# Carp Fishing



## zspook (Apr 4, 2006)

Anybody try catching carp on a fly rod? I have had some success, and last Saturday (4/15) I managed to get into a buch of them at the Delaware Dam.

I caught one, approximately 18", and hooked and lost three others. I was fishing about 100 or 150 yards downstream.

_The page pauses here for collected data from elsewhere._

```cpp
extern "C++" {
template <typename NOf>
static gr4pm_status costas_process_impl(gr4pm_costas_loop* h, const gr4pm_c64* in, size_t stride, NOf n_of,
                                        gr4pm_c64* out, const gr4pm_tag* tags, const uint32_t* tag_channel,
                                        size_t n_tags)
{
    static const bool costas_no_sort = gr4pm::experiment_env("GR4PM_COSTAS_NO_SORT", false) != nullptr;
    std::vector<CostasSeg> segs;
    hostlogic::costas_segments(h->n_channels, n_of, tags, tag_channel, n_tags, costas_no_sort, segs);
    hipStream_t s = h->stream;
    GR4PM_TRY(upload_vec(h->segs, segs, s));
    if (timing_skip("seg_stats")) {
        size_t longest = 0, total = 0;
        for (const auto& g : segs) longest = std::max<size_t>(longest, g.len), total += g.len;
        fprintf(stderr, "[gr4pm costas] %zu segments, %zu items, longest %zu\n", segs.size(), total, longest);
    }
    static const unsigned wg = gr4pm::experiment_env_wg("GR4PM_COSTAS_WG", 64u, 1u, 1024u);
    const dim3 grid(grid_for(segs.size(), wg)), block(wg);
    const unsigned n_segs = static_cast<unsigned>(segs.size());
    const CostasState* st_in = h->state.p + h->st_cur * h->n_channels;
    CostasState* st_out = h->state.p + (h->st_cur ^ 1) * h->n_channels;
    h->st_cur ^= 1;
    auto launch = [&](auto kernel) {
#ifdef GR4PM_EXPERIMENTS
        if (timing_skip("costas_fake")) {
            unsigned wgs = grid.x, ticks = 83000u, lds = 0u;
            static const char* fake = gr4pm::experiment_env("GR4PM_FAKE", true);
            if (fake) sscanf(fake, "%u,%u,%u", &wgs, &ticks, &lds);
            wgs = std::max(wgs, 1u);
            if (lds > 48 * 1024)
                (void)hipFuncSetAttribute(reinterpret_cast<const void*>(k_serial_fake),
                                          hipFuncAttributeMaxDynamicSharedMemorySize, static_cast<int>(lds));
            hipLaunchKernelGGL(k_serial_fake, dim3(wgs), block, lds, s, ticks, reinterpret_cast<float*>(st_out));
            return;
        }
#endif
        if (timing_skip("costas")) return;
        hipLaunchKernelGGL(kernel, grid, block, 0, s, h->segs.p, n_segs, st_in, st_out, h->k1, h->k2,
                           reinterpret_cast<const cf*>(in), reinterpret_cast<cf*>(out), stride);
    };
    size_t call_symbols = 0;
    for (const auto& g : segs) call_symbols += g.len;
    static const char* cap_min = gr4pm::experiment_env("GR4PM_COSTAS_CAP_MIN_LOG2", false);
    const size_t cap_from = size_t{ 1 } << (cap_min ? std::min(40, std::max(0, atoi(cap_min))) : 25);
    if (h->small_footprint >= 2 && call_symbols >= cap_from) {
        if (h->constellation == 0) launch(k_costas_cap<0, 2>);
        else if (h->constellation == 1) launch(k_costas_cap<1, 2>);
        else launch(k_costas_cap<2, 2>);
    } else if (h->small_footprint == 1) {
        if (h->constellation == 0) launch(k_costas<0, 2>);
        else if (h->constellation == 1) launch(k_costas<1, 2>);
        else launch(k_costas<2, 2>);
    } else {
        if (h->constellation == 0) launch(k_costas<0, 8>);
        else if (h->constellation == 1) launch(k_costas<1, 8>);
        else launch(k_costas<2, 8>);
    }
    GR4PM_HIP_TRY(hipGetLastError());
    GR4PM_HIP_TRY(final_sync(s));
    return GR4PM_OK;
}
}

gr4pm_status gr4pm_costas_loop_set_small_footprint(gr4pm_costas_loop* h, int on)
try {
    if (!h) return GR4PM_ERR_INVALID;
    h->small_footprint = on < 0 ? 0 : (on > 2 ? 2 : on);
    return GR4PM_OK;
}
GR4PM_ABI_CATCH

gr4pm_status gr4pm_costas_loop_process(gr4pm_costas_loop* h, const gr4pm_c64* in, size_t stride, size_t n,
                                       gr4pm_c64* out, const gr4pm_tag* tags, const uint32_t* tag_channel,
                                       size_t n_tags)
try {
    if (!h) return GR4PM_ERR_INVALID;
    if (n == 0) return GR4PM_OK;
    if (!in || !out) {
        set_error("null sample pointer");
        return GR4PM_ERR_INVALID;
    }
    return costas_process_impl(h, in, stride, [n](size_t) { return n; }, out, tags, tag_channel, n_tags);
}
GR4PM_ABI_CATCH

gr4pm_status gr4pm_costas_loop_process_ragged(gr4pm_costas_loop* h, const gr4pm_c64* in, size_t stride,
                                              const size_t* n_per_channel, gr4pm_c64* out, const gr4pm_tag* tags,
                                              const uint32_t* tag_channel, size_t n_tags)
try {
    if (!h || !n_per_channel) return GR4PM_ERR_INVALID;
    if (!in || !out) {
        set_error("null sample pointer");
        return GR4PM_ERR_INVALID;
    }
    return costas_process_impl(h, in, stride, [n_per_channel](size_t c) { return n_per_channel[c]; }, out, tags,
                               tag_channel, n_tags);
}
GR4PM_ABI_CATCH

gr4pm_status gr4pm_costas_loop_process_packets(gr4pm_costas_loop* h, const gr4pm_c64* in, size_t n,
                                               gr4pm_c64* out, const gr4pm_packet_tag* tags, size_t n_tags)
try {
    return gr4pm::costas_loop_process_packets_from(h, in, nullptr, 0, n, out, tags, n_tags);
}
GR4PM_ABI_CATCH

}

gr4pm_status gr4pm::costas_loop_process_packets_from(gr4pm_costas_loop* h, const gr4pm_c64* in, const hostlogic::CopySpan* spans,
                                                     size_t n_spans, size_t n, gr4pm_c64* out, const gr4pm_packet_tag* tags,
                                                     size_t n_tags)
{
    if (!h) return GR4PM_ERR_INVALID;
    if (h->n_channels != 1) {
        set_error("process_packets needs a single-channel CostasLoop");
        return GR4PM_ERR_INVALID;
    }
    if (n == 0) return GR4PM_OK;
    if (!in || !out) {
        set_error("null sample pointer");
        return GR4PM_ERR_INVALID;
    }
    std::vector<CostasChain> chains;
    std::vector<CostasPiece> pieces;
    GR4PM_TRY(hostlogic::costas_packet_chains(*h, spans, n_spans, n, tags, n_tags, chains, pieces));
    if (chains.empty()) return GR4PM_OK;
    hipStream_t s = h->stream;
    GR4PM_TRY(upload_vec(h->chains, chains, s));
    GR4PM_TRY(upload_vec(h->pieces, pieces, s));
    if (!timing_skip("costas_chains")) {
        static const char* cap_min = gr4pm::experiment_env("GR4PM_COSTAS_CAP_MIN_LOG2", false);
        const size_t cap_from = size_t{ 1 } << (cap_min ? std::min(40, std::max(0, atoi(cap_min))) : 25);
        auto launch = [&](auto kernel) {
            hipLaunchKernelGGL(kernel, dim3(grid_for(chains.size(), 64)), dim3(64), 0, s, h->chains.p,
                               static_cast<unsigned>(chains.size()), h->pieces.p, h->state.p + h->st_cur,
                               h->state.p + (h->st_cur ^ 1), reinterpret_cast<const cf*>(in), reinterpret_cast<cf*>(out));
        };
        if (h->small_footprint >= 2 && n >= cap_from) launch(k_costas_chains_cap);
        else if (h->small_footprint == 1) launch(k_costas_chains<2>);
        else launch(k_costas_chains<8>);
    }
    h->st_cur ^= 1;
    GR4PM_HIP_TRY(hipGetLastError());
    GR4PM_HIP_TRY(final_sync(s));
    return GR4PM_OK;
}

extern "C" {

gr4pm_status gr4pm_sincosf(const float* x, size_t n, float* sin_out, float* cos_out)
// ... 26 lines not shown
```

### gr4-packet-modem_amd/csrc/multichannel_receiver.hip

```cpp
#include <algorithm>
#include <chrono>
#include <cmath>
#include <cstdio>
#include <cstdlib>
#include <condition_variable>
#include <cstring>
#include <deque>
#include <memory>
#include <mutex>
#include <thread>
#include <vector>

#include "common.hpp"
#include "hostlogic/slot_queue.hpp"

using namespace gr4pm;
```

I was using a squirrel hair nymph. Just curious if anyone else has had any success with these fish?
zspook


----------



## DavidT (Feb 3, 2006)

It's been a while, but yes. Caught a 25 pounder on the Olentangy at HighBanks once. Was usin' an olive bugger on a 5x, 4 # tippet, 5-wt. rod. Took awhile.
Also got some with Brian at MRO on a bass trip to Muzzy Lakes. Black bugger, 7 wt.
Not something I try to catch, but once you do, it's a rodeo. Linda like hookin' a Kenworth.


----------



## flytyer (Jan 3, 2005)

When I fish the creek here in town, if I see carp I always cast to them! They're a ball on the long rod. If you see them tailing like a bonefish cast a streamer or crawdad fly their way, alot of times smallmouth are right there just waiting on them to chase something out of the mud or rocks. Last week I caught two smallies doing just that an 11" and a nice fat 15"' using a streamer. You can let it settle to the bottom in front of the carp also. Oh they are a blast on a bamboo rod!!


----------



## peple of the perch (Sep 13, 2004)

i hear of it alot now that i know about it crayfish patterns


----------